Maryse: ..maybe I'm just trying to be a powerful woman. Maybe I just have all this sex because it makes me feel powerful. Like I have some kind of control over men. I've been trying so, so hard to get noticed since I came here. To be mentioned alongside the men. To not be lumped in with these boring ass cookie cutters like Maria or Alicia Fox. Do you know how much I DON'T want to be mentioned in the same breath as people like them? If people see them and think I'm ANYTHING like that it just makes me want to vomit. They have their little spots but they never do anything memorable and they get content with mediocrity. It gets exhausting.

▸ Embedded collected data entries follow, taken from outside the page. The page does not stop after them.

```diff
@@ -214,7 +253,7 @@
     else tab_update_w_vectors_body<B>(du, m, alpha, b, basis_indices, in_basis, trace, trace_cap, R, rec, blockIdx.x - nb_row);
 }
 
-template <int B>
+template <int B, bool E>
 __global__ __launch_bounds__(kThreads) void k_tab_ratio_update_all(TableauView tv, DeferredUpdate du, SelectPartials sp, int nb_row,
                                                                    int m, const double* alpha,
                                                                    const double* __restrict__ b_in, double* __restrict__ b_out,
@@ -225,7 +264,7 @@
                                                                    double* __restrict__ shadow, int32_t* __restrict__ shadow_meta,
                                                                    PivotRecord* rec, const double* __restrict__ msgs, int count,
                                                                    int64_t msg_len, int rule, int split) {
-    const double first = (!msgs && (int)threadIdx.x < nblk) ? rmin[threadIdx.x] : INFINITY;
+    double first = (!msgs && (int)threadIdx.x < nblk) ? rmin[threadIdx.x] : INFINITY;
     PivotRecord R = *rec;
     const bool w_half = (int)blockIdx.x >= nb_row;
     const int part = w_half ? ((int)blockIdx.x - nb_row) / nblk : 0;
@@ -237,6 +276,31 @@
         if (mine) { b_out[i] = b_in[i]; basis_out[i] = basis_in[i]; }
         return;
     }
+    const int p_old = R.p_now;
+    int j_lo = 0, j_hi = 0;
+    auto share_of_part = [&]() {
+        const int share = (p_old + split - 1) / split;
+        j_lo = min(part * share, p_old); j_hi = min(j_lo + share, p_old);
+    };
+    const int c_pre = min(tv.c_lo + (int)blockIdx.x * kThreads + (int)threadIdx.x, tv.c_hi - 1);
+    const int i_pre = min(i, m - 1);
+    RowPrefetch<B> pre;
+    double a_pre, b_pre, w_head[B];
+    int basis_pre;
+    if (E) {
+        asm volatile("" : "+v"(first));
+        if (!w_half) {
+            pre.d_old = tv.d[c_pre];
+            if (p_old > 0) load_pending_head<B>(pre.head, tv.R0, tv.ld_r, c_pre, p_old);
+        } else {
+            share_of_part();
+            if (!msgs) {
+                a_pre = alpha[i_pre];
+                if (lead) { b_pre = b_in[i_pre]; basis_pre = basis_in[i_pre]; }
+            }
+            if (j_hi > j_lo) load_pending_head<B>(w_head, du.W + (int64_t)j_lo * du.ld, du.ld, i_pre, j_hi - j_lo);
+        }
+    }
     if (msgs) {
         int q_win = 0;
         double d_win = 0.0;
@@ -253,7 +317,7 @@
         rmin = alpha + m;
     }
     int r, leaving;
-    ratio_blocks_pick<kThreads>(alpha, b_in, basis_in, m, tol, rmin, nblk, &r, &leaving, first, !msgs);
+    ratio_blocks_pick<kThreads, E>(alpha, b_in, basis_in, m, tol, rmin, nblk, &r, &leaving, first, !msgs);
     if (r < 0) {
         if (mine) { b_out[i] = b_in[i]; basis_out[i] = basis_in[i]; }
         if (lead && wblock == 0 && threadIdx.x == 0) rec->outcome = DEV_NO_ROW;
@@ -262,36 +326,49 @@
     __shared__ double s_wr[kMaxEta];
     __shared__ double s_ab[2];
     __shared__ int s_jt;
-    const int p_old = R.p_now;
-    if ((int)threadIdx.x < p_old) s_wr[threadIdx.x] = du.W[(int64_t)threadIdx.x * du.ld + r];
-    if (threadIdx.x == 0) {
-        s_ab[0] = alpha[r]; s_ab[1] = b_in[r];
-        const int slot = du.pos_of_row[r];
-        s_jt = slot < 0 ? p_old : slot;
+    if (!E) {
+        if ((int)threadIdx.x < p_old) s_wr[threadIdx.x] = du.W[(int64_t)threadIdx.x * du.ld + r];
+        if (threadIdx.x == 0) {
+            s_ab[0] = alpha[r]; s_ab[1] = b_in[r];
+            const int slot = du.pos_of_row[r];
+            s_jt = slot < 0 ? p_old : slot;
+        }
+    } else {
+        double w_r, a_r, bb_r;
+        int slot;
+        if ((int)threadIdx.x < p_old) w_r = du.W[(int64_t)threadIdx.x * du.ld + r];
+        if (threadIdx.x == 0) { a_r = alpha[r]; bb_r = b_in[r]; slot = du.pos_of_row[r]; }
+        if (!w_half) pre.t0_r = tv.T0[(int64_t)c_pre * tv.ld_t + r];
+        asm volatile("" ::: "memory");
+        if ((int)threadIdx.x < p_old) s_wr[threadIdx.x] = w_r;
+        if (threadIdx.x == 0) { s_ab[0] = a_r; s_ab[1] = bb_r; s_jt = slot < 0 ? p_old : slot; }
     }
     __syncthreads();
     const double alpha_r = s_ab[0], b_r = s_ab[1];
     const int jt = s_jt, q = R.q;
     if (!w_half) {
-        tab_row_update_core<B>(tv, du, sp, R, blockIdx.x, s_wr, p_old, jt, r, q, leaving, R.d_q, alpha_r);
+        if (E) tab_row_update_core<B, true>(tv, du, sp, R, blockIdx.x, s_wr, p_old, jt, r, q, leaving, R.d_q, alpha_r, &pre);
+        else tab_row_update_core<B>(tv, du, sp, R, blockIdx.x, s_wr, p_old, jt, r, q, leaving, R.d_q, alpha_r);
         return;
     }
     const double br = b_r / alpha_r;
-    const int share = (p_old + split - 1) / split;
-    const int j_lo = min(part * share, p_old), j_hi = min(j_lo + share, p_old);
+    if (!E) share_of_part();
+    const bool early_ab = E && !msgs;
     if (!lead) {
         if (i < m && i != r) {
-            const double u = -alpha[i] / alpha_r;
-            tab_update_w_row<B>(du, i, u, s_wr, j_lo, j_hi);
+            const double u = -(early_ab ? a_pre : alpha[i]) / alpha_r;
+            if (E) tab_update_w_row<B>(du, i, u, s_wr, j_lo, j_hi, w_head);
+            else tab_update_w_row<B>(du, i, u, s_wr, j_lo, j_hi);
             if (jt >= j_lo && jt < j_hi) du.W[(int64_t)jt * du.ld + i] += u;
         }
         return;
     }
     if (i < m) {
-        const double a = alpha[i], b_i = b_in[i];
+        const double a = early_ab ? a_pre : alpha[i], b_i = early_ab ? b_pre : b_in[i];
         const double u = (i == r) ? (1.0 / alpha_r - 1.0) : (-a / alpha_r);
         if (i != r) {
-            tab_update_w_row<B>(du, i, u, s_wr, j_lo, j_hi);
+            if (E) tab_update_w_row<B>(du, i, u, s_wr, j_lo, j_hi, w_head);
+            else tab_update_w_row<B>(du, i, u, s_wr, j_lo, j_hi);
             double* tgt = du.W + (int64_t)jt * du.ld + i;
             if (jt >= p_old) *tgt = u;
             else if (jt < j_hi) *tgt += u;
@@ -305,7 +382,7 @@
             shadow_meta[1] = jt < p_old ? p_old : p_old + 1;
         }
         b_out[i] = pivot_b(a, b_i, br, i == r);
-        basis_out[i] = (i == r) ? q : basis_in[i];
+        basis_out[i] = (i == r) ? q : (early_ab ? basis_pre : basis_in[i]);
     }
     if (i == 0) {
         if (msgs) record_candidate(rec, rule, 0, q, R.d_q);
@@ -324,15 +401,25 @@
     if (threadIdx.x == 0) shadow_meta[0] = -1;
 }
 
-template <int B>
+template <int B, bool E>
 __global__ __launch_bounds__(kThreads) void k_tab_select_column(TableauView tv, DeferredUpdate du, SelectPartials sp,
                                                                 int count, double* alpha, double* msg,
                                                                 const double* b, Tolerances tol,
                                                                 double* rmin, PivotRecord* rec,
                                                                 const double* shadow, int32_t* shadow_meta) {
     const int outcome = rec->outcome, p = rec->n_eta;
-    if (shadow_meta) {
-        const int srow = shadow_meta[0], slen = shadow_meta[1];
+    __shared__ double s_sh[E ? kMaxEta : 1];
+    double sh = 0.0;
+    bool stale = false;
+    int slen = 0;
+    int srow = -1;
+    if (E && shadow_meta) {
+        srow = shadow_meta[0]; slen = shadow_meta[1];
+        sh = shadow[min((int)threadIdx.x, du.kmax)];
+    }
+    if (!E && shadow_meta) {
+        srow = shadow_meta[0];
+        slen = shadow_meta[1];
         if (srow >= 0 && srow / kThreads == (int)blockIdx.x) {
             if ((int)threadIdx.x < slen) du.W[(int64_t)threadIdx.x * du.ld + srow] = shadow[threadIdx.x];
             __syncthreads();
@@ -345,10 +432,29 @@
     if ((int)threadIdx.x < count) { k1 = sp.k1[threadIdx.x]; bj = sp.j[threadIdx.x]; }
     const int i = blockIdx.x * kThreads + threadIdx.x;
     const double b_i = (rmin && i < tv.m) ? b[i] : 0.0;
+    const double own = k1;
+    double head[B];
+    if (E) {
+        tab_select_strided<kThreads>(sp, count, k1, bj);
+        asm volatile("" : "+v"(sh), "+v"(k1), "+v"(bj));
+        if (shadow_meta) {
+            if ((int)threadIdx.x < du.kmax) s_sh[threadIdx.x] = sh;
+            if (srow >= 0 && srow / kThreads == (int)blockIdx.x) {
+                if ((int)threadIdx.x < slen) du.W[(int64_t)threadIdx.x * du.ld + srow] = sh;
+                stale = i == srow;
+                __syncthreads();
+                if (threadIdx.x == kThreads - 1) shadow_meta[0] = -1;
+            }
+            if (blockIdx.x == 0 && threadIdx.x == kThreads - 1) rec->p_now = p;
+        }
+        if (outcome != DEV_RUNNING) return;
+        if (p > 0) load_pending_head<B>(head, du.W, du.ld, min(i, tv.m - 1), p);
+    }
     if (outcome != DEV_RUNNING) return;
     __shared__ double s_vs[kMaxEta];
     __shared__ double s_min[kThreads / 64];
-    tab_select_entering<kThreads>(tv, sp, count, k1, bj);
+    if (E) tab_select_reduced<kThreads, true>(tv, sp, count, k1, bj, own);
+    else tab_select_entering<kThreads>(tv, sp, count, k1, bj);
     if (bj == 0x7fffffff) {
         if (msg) {
             if (i < tv.m) alpha[i] = 0.0;
@@ -375,7 +481,16 @@
     double ratio = INFINITY;
     if (i < tv.m) {
         double a = t0;
-        for_pending<B>(du.W, du.ld, i, p, [&](int j, double w) { a = fma(w, s_vs[j], a); });
+        if (!E) {
+            for_pending<B>(du.W, du.ld, i, p, [&](int j, double w) { a = fma(w, s_vs[j], a); });
+        } else if (__builtin_amdgcn_ballot_w64(stale) == 0) {
+            for_pending_from_head<B>(head, du.W, du.ld, i, p, [&](int j, double w) { a = fma(w, s_vs[j], a); });
+        } else {
+            for_pending_from_head<B>(head, du.W, du.ld, i, p, [&](int j, double w) {
+                if (stale && j < slen) w = s_sh[j];
+                a = fma(w, s_vs[j], a);
+            });
+        }
         alpha[i] = a;
         const double bz = b_i <= tol.zero ? 0.0 : b_i;
         if (a > tol.pivot) ratio = bz / a;
@@ -732,6 +847,14 @@
     static_assert(kTabLoadBatchDefault == 8, "the default of tab_load_batch is the switch's default case");
 }
 
+template <class Launch>
+static void with_load_batch_early(const DeferredUpdate& du, Launch&& launch) {
+    with_load_batch(du.batch, [&](auto B) {
+        if (du.early) launch(B, std::true_type{});
+        else launch(B, std::false_type{});
+    });
+}
+
 void launch_tab_build(const TableauView& tv, const double* A, int64_t ld_a, const ColumnTable& ct, hipStream_t s) {
     const int64_t total = (int64_t)tv.m * (tv.c_hi - tv.c_lo);
     if (total <= 0) return;
@@ -784,9 +907,9 @@
 void launch_tab_select_column_rmin(const TableauView& tv, const DeferredUpdate& du, SelectPartials sp, int32_t count,
                                    double* alpha, const double* b, Tolerances tol, double* rmin, PivotRecord* rec,
                                    hipStream_t s, const double* shadow, int32_t* shadow_meta) {
-    with_load_batch(du.batch, [&](auto B) {
-        hipLaunchKernelGGL((k_tab_select_column<decltype(B)::value>), dim3(cdiv(tv.m, kThreads)), dim3(kThreads), 0, s, tv, du, sp, count, alpha,
-                           (double*)nullptr, b, tol, rmin, rec, shadow, shadow_meta);
+    with_load_batch_early(du, [&](auto B, auto E) {
+        hipLaunchKernelGGL((k_tab_select_column<decltype(B)::value, decltype(E)::value>), dim3(cdiv(tv.m, kThreads)), dim3(kThreads), 0, s, tv,
+                           du, sp, count, alpha, (double*)nullptr, b, tol, rmin, rec, shadow, shadow_meta);
     });
 }
 
@@ -798,9 +921,9 @@
     const int nb_row = tv.c_hi > tv.c_lo ? tab_scan_blocks(tv.c_hi - tv.c_lo) : 0;
     const int nb_w = cdiv(m, kThreads);
     int split = tab_load_batch(du.batch) == 1 ? 1 : std::max(1, std::min({(int)du.w_split, (int)du.kmax, (kTabSplitCUs - nb_row) / nb_w}));
-    with_load_batch(du.batch, [&](auto B) {
-        hipLaunchKernelGGL((k_tab_ratio_update_all<decltype(B)::value>), dim3(nb_row + split * nb_w), dim3(kThreads), 0, s, tv, du, sp, nb_row, m,
-                           alpha, b_in, b_out, basis_in, basis_out, in_basis, trace, trace_cap, tol, rmin, nb_w, shadow,
+    with_load_batch_early(du, [&](auto B, auto E) {
+        hipLaunchKernelGGL((k_tab_ratio_update_all<decltype(B)::value, decltype(E)::value>), dim3(nb_row + split * nb_w), dim3(kThreads), 0, s,
+                           tv, du, sp, nb_row, m, alpha, b_in, b_out, basis_in, basis_out, in_basis, trace, trace_cap, tol, rmin, nb_w, shadow,
                            shadow_meta, rec, msgs, (int)count, msg_len, (int)rule, split);
     });
 }
@@ -818,9 +941,9 @@
 void launch_tab_select_column_msg(const TableauView& tv, const DeferredUpdate& du, SelectPartials sp, int32_t count,
                                   double* msg, const double* b, Tolerances tol, PivotRecord* rec, hipStream_t s,
                                   const double* shadow, int32_t* shadow_meta) {
-    with_load_batch(du.batch, [&](auto B) {
-        hipLaunchKernelGGL((k_tab_select_column<decltype(B)::value>), dim3(cdiv(tv.m, kThreads)), dim3(kThreads), 0, s, tv, du, sp, count, msg + 3,
-                           msg, b, tol, msg + 3 + tv.m, rec, shadow, shadow_meta);
+    with_load_batch_early(du, [&](auto B, auto E) {
+        hipLaunchKernelGGL((k_tab_select_column<decltype(B)::value, decltype(E)::value>), dim3(cdiv(tv.m, kThreads)), dim3(kThreads), 0, s, tv,
+                           du, sp, count, msg + 3, msg, b, tol, msg + 3 + tv.m, rec, shadow, shadow_meta);
     });
 }
 
diff --git a/rust-lp_amd/engine.py b/rust-lp_amd/engine.py
--- a/rust-lp_amd/engine.py
+++ b/rust-lp_amd/engine.py
@@ -74,6 +74,7 @@
     "relp_flush": (C.c_int, [C.c_void_p]),
     "relp_update_block": (C.c_int32, [C.c_void_p]),
     "relp_tab_load_batch": (C.c_int32, [C.c_void_p]),
+    "relp_tab_early_loads": (C.c_int32, [C.c_void_p]),
     "relp_tab_flush_stats": (C.c_int, [C.c_void_p, C.POINTER(C.c_int64)]),
     "relp_lu_stats": (C.c_int, [C.c_void_p, C.POINTER(C.c_int64)]),
     "relp_lu_lookahead_stats": (C.c_int, [C.c_void_p, C.POINTER(C.c_int64)]),
@@ -341,6 +342,9 @@
     def load_batch(self) -> int:
         return self._lib.relp_tab_load_batch(self._h)
 
+    def early_loads(self) -> int:
+        return self._lib.relp_tab_early_loads(self._h)
+
     def flush_stats(self) -> Tuple[int, int]:
         out = (C.c_int64 * 2)()
         self._ck(self._lib.relp_tab_flush_stats(self._h, out))
```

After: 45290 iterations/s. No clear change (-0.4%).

*Her posture slumped while she began to rub at the corners of her eyes*

Dr. Hope: What you want to do is admirable. But maybe you aren't going about it the best way. And Paul Heyman might not be the best influence. I've never really talked to you very much about your past. Are there any relationships that may have given you this mind set?

*She sighed heavily.*

Maryse: I've never been one to beg. But there was one guy. And I thought if I told him I loved him that would be enough. I mean, look at me. I'm beautiful. I should be able to get any guy on the planet. But not him. I wasn't enough. Maybe that's why I'm so dead set on being right up there with the men. So he can see how strong I am. And if people think I'm like Maria or whoever else..just some dingy, dull, broad..it..it..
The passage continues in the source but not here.